Re: [PATCH v3 1/2] drm/gpuvm: add deferred vm_bo cleanup
From: Boris Brezillon
Date: Mon Oct 06 2025 - 07:38:46 EST
On Mon, 6 Oct 2025 13:30:59 +0200
Alice Ryhl <aliceryhl@xxxxxxxxxx> wrote:
> On Wed, Oct 1, 2025 at 12:41 PM Alice Ryhl <aliceryhl@xxxxxxxxxx> wrote:
> >
> > When using GPUVM in immediate mode, it is necessary to call
> > drm_gpuvm_unlink() from the fence signalling critical path. However,
> > unlink may call drm_gpuvm_bo_put(), which causes some challenges:
> >
> > 1. drm_gpuvm_bo_put() often requires you to take resv locks, which you
> > can't do from the fence signalling critical path.

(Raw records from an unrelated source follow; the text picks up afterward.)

# manuelbb-upb/Morbit.jl

Hardware: AMD Instinct MI355X
Metric: RBF build+solve+eval cycles/sec (higher is better)
Workload: dtype f64

## Files before the change

morbit.jl_amd/csrc/backsolve.hip:

```cpp
#include "common.hpp"

namespace mrbf {

namespace bsolve {

constexpr int NB = 128, NTHR = 512;
typedef double v2d __attribute__((ext_vector_type(2)));
typedef double v4d __attribute__((ext_vector_type(4)));
typedef __attribute__((address_space(1))) unsigned gu32;
typedef __attribute__((address_space(1))) double gf64;
typedef __attribute__((address_space(1))) v2d gv2d;

template <int KB>
struct Shared {
    double xs[2][KB][NB];
    int ok;
};

__global__ __launch_bounds__(256) void premul_kernel(const double *__restrict__ L, int64_t lda, const double *__restrict__ linv_all,
                                                     double *__restrict__ Mbuf, int nb, unsigned *__restrict__ flags, int nflags,
                                                     unsigned long long *__restrict__ xb, int nxb) {
    for (int e = blockIdx.x * 256 + threadIdx.x; e < nflags; e += gridDim.x * 256) flags[e] = 0u;
    for (int e = blockIdx.x * 256 + threadIdx.x; e < nxb; e += gridDim.x * 256) xb[e] = ~0ull;
    const int slab = blockIdx.x & 3, t = (blockIdx.x >> 2) & 1, j = blockIdx.x >> 3;
    const int i = j + 1 + t;
    if (i >= nb) return;
    const double *A = L + (int64_t)i * NB + (int64_t)j * NB * lda;
    const double *B = linv_all + (size_t)j * NB * NB;
    double *M = Mbuf + ((size_t)j * 2 + t) * NB * NB;
    const int lane = threadIdx.x & 63, wave = threadIdx.x >> 6, l15 = lane & 15, l4 = lane >> 4;
    const int i0 = 32 * wave, j0 = 32 * slab;
    v4d acc[2][2];
#pragma unroll
    for (int a = 0; a < 2; ++a)
#pragma unroll
        for (int b = 0; b < 2; ++b) acc[a][b] = (v4d){0.0, 0.0, 0.0, 0.0};
    const double *pa = A + (i0 + l15) + (int64_t)(j0 + l4) * lda;
    const double *pb = B + (j0 + l4) + (int64_t)(j0 + l15) * NB;
    constexpr int UK = 8;
    double fa0[2][UK], fa1[2][UK], fb0[2][UK], fb1[2][UK];
    auto burst = [&](int buf) {
#pragma unroll
        for (int u = 0; u < UK; ++u) {
            fa0[buf][u] = pa[(int64_t)4 * u * lda];
            fa1[buf][u] = pa[(int64_t)4 * u * lda + 16];
            fb0[buf][u] = pb[4 * u];
            fb1[buf][u] = pb[4 * u + 16 * NB];
        }
        pa += (int64_t)4 * UK * lda;
        pb += 4 * UK;
    };
    auto mma = [&](int buf) {
#pragma unroll
        for (int u = 0; u < UK; ++u) {
            acc[0][0] = __builtin_amdgcn_mfma_f64_16x16x4f64(fa0[buf][u], fb0[buf][u], acc[0][0], 0, 0, 0);
            acc[0][1] = __builtin_amdgcn_mfma_f64_16x16x4f64(fa0[buf][u], fb1[buf][u], acc[0][1], 0, 0, 0);
            acc[1][0] = __builtin_amdgcn_mfma_f64_16x16x4f64(fa1[buf][u], fb0[buf][u], acc[1][0], 0, 0, 0);
            acc[1][1] = __builtin_amdgcn_mfma_f64_16x16x4f64(fa1[buf][u], fb1[buf][u], acc[1][1], 0, 0, 0);
        }
    };
    const int nburst = (NB - j0) / (4 * UK);
    burst(0);
    for (int b = 0; b < nburst; b += 2) {
        if (b + 1 < nburst) burst(1);
        mma(0);
        if (b + 1 >= nburst) break;
        if (b + 2 < nburst) burst(0);
        mma(1);
    }
#pragma unroll
    for (int a = 0; a < 2; ++a)
#pragma unroll
        for (int b = 0; b < 2; ++b)
#pragma unroll
            for (int r = 0; r < 4; ++r) M[(i0 + 16 * a + l4 + 4 * r) + (size_t)(j0 + 16 * b + l15) * NB] = acc[a][b][r];
}

__device__ __forceinline__ void load_tile(const double *__restrict__ T, int64_t ldt, v2d (&r)[2][8]) {
    const int lane = threadIdx.x & 63, w = threadIdx.x >> 6;
    const double *p = T + (int64_t)(16 * w + 2 * (lane >> 3)) * ldt + 2 * (lane & 7);
#pragma unroll
    for (int cc = 0; cc < 2; ++cc)
#pragma unroll
        for (int u = 0; u < 8; ++u) r[cc][u] = *(const gv2d *)(p + cc * ldt + 16 * u);
}

template <int N>
__device__ __forceinline__ double shl_lanes(double v) {
    const long long b = __double_as_longlong(v);
    const int lo = __builtin_amdgcn_update_dpp((int)b, (int)b, 0x100 + N, 0xf, 0xf, false);
    const int hi = __builtin_amdgcn_update_dpp((int)(b >> 32), (int)(b >> 32), 0x100 + N, 0xf, 0xf, false);
    return __longlong_as_double(((long long)hi << 32) | (unsigned)lo);
}

template <int KB>
__device__ __forceinline__ void tile_dot(const double (*xs)[NB], const v2d (&r)[2][8], double (&out)[2][KB]) {
    const int q = threadIdx.x & 7;
    double acc[2][KB];
#pragma unroll
    for (int cc = 0; cc < 2; ++cc)
#pragma unroll
        for (int l = 0; l < KB; ++l) acc[cc][l] = 0.0;
#pragma unroll
    for (int u = 0; u < 8; ++u) {
#pragma unroll
        for (int l = 0; l < KB; ++l) {
            const v2d x = *(const v2d *)&xs[l][16 * u + 2 * q];
#pragma unroll
            for (int cc = 0; cc < 2; ++cc) acc[cc][l] = fma(r[cc][u][1], x[1], fma(r[cc][u][0], x[0], acc[cc][l]));
        }
    }
#pragma unroll
    for (int cc = 0; cc < 2; ++cc)
#pragma unroll
        for (int l = 0; l < KB; ++l) {
            double v = acc[cc][l];
            v += shl_lanes<4>(v);
            v += shl_lanes<2>(v);
            v += shl_lanes<1>(v);
            out[cc][l] = v;
        }
}

template <int KB>
__device__ __forceinline__ void await_block(Shared<KB> &sh, double (*xs)[NB], const double *glob, int i, double spec, int backoff,
                                            unsigned *abortw, unsigned epoch, unsigned long long spin_ticks, int *status, int code) {
    const int tid = threadIdx.x;
    if (tid >= KB * NB) return;
    const gf64 *src = (const gf64 *)&glob[((size_t)i * KB + tid / NB) * NB + (tid % NB)];
    double v = spec;
    if (__double_as_longlong(v) == -1ll) v = __hip_atomic_load(src, __ATOMIC_RELAXED, __HIP_MEMORY_SCOPE_AGENT);
    unsigned spins = 0;
    unsigned long long t0 = 0;
    while (__double_as_longlong(v) == -1ll) {
        if ((++spins & 63u) == 0u) {
            if (__hip_atomic_load((const gu32 *)abortw, __ATOMIC_RELAXED, __HIP_MEMORY_SCOPE_AGENT) != 0u) {
                sh.ok = 0;
                break;
            }
            const unsigned long long now = wall_clock64();
            if (t0 == 0) t0 = now;
            if (now - t0 > spin_ticks) {
                __hip_atomic_store((gu32 *)abortw, epoch, __ATOMIC_RELAXED, __HIP_MEMORY_SCOPE_AGENT);
                *(__attribute__((address_space(1))) int *)status = code + (i & 0xff);
                sh.ok = 0;
                break;
            }
        }
        for (int b = 0; b < backoff; ++b) __builtin_amdgcn_s_sleep(8);
        v = __hip_atomic_load(src, __ATOMIC_RELAXED, __HIP_MEMORY_SCOPE_AGENT);
    }
    xs[tid / NB][tid % NB] = v;
}

__device__ __forceinline__ void lds_barrier() { asm volatile("s_waitcnt lgkmcnt(0)\n\ts_barrier" ::: "memory"); }

__device__ __forceinline__ void publish(double *dst, v2d v) {
    if (__double_as_longlong(v[0]) == -1ll) v[0] = __longlong_as_double(0x7ff8000000000000ll);
    if (__double_as_longlong(v[1]) == -1ll) v[1] = __longlong_as_double(0x7ff8000000000000ll);
    asm volatile("global_store_dwordx4 %0, %1, off sc1" ::"v"(dst), "v"(v) : "memory");
}
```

> > 2. drm_gpuvm_bo_put() calls drm_gem_object_put(), which is often going
> > to be unsafe to call from the fence signalling critical path.
> >
> > To solve these issues, add a deferred version of drm_gpuvm_unlink() that
> > adds the vm_bo to a deferred cleanup list, and then clean it up later.
> >
> > The new methods take the GEMs GPUVA lock internally rather than letting
> > the caller do it because it also needs to perform an operation after
> > releasing the mutex again. This is to prevent freeing the GEM while
> > holding the mutex (more info as comments in the patch). This means that
> > the new methods can only be used with DRM_GPUVM_IMMEDIATE_MODE.
> >
> > Reviewed-by: Boris Brezillon <boris.brezillon@xxxxxxxxxxxxx>
> > Signed-off-by: Alice Ryhl <aliceryhl@xxxxxxxxxx>
>
> In this version, I got rid of the kref_put_mutex() usage, but I
> realized that maybe we should bring it back. With the current code,
> it's actually possible to observe a zombie vm_bo in the GEM's list
> because we don't drop the refcount while holding the mutex.
Alright, let's get back to the kref_put_mutex() approach then.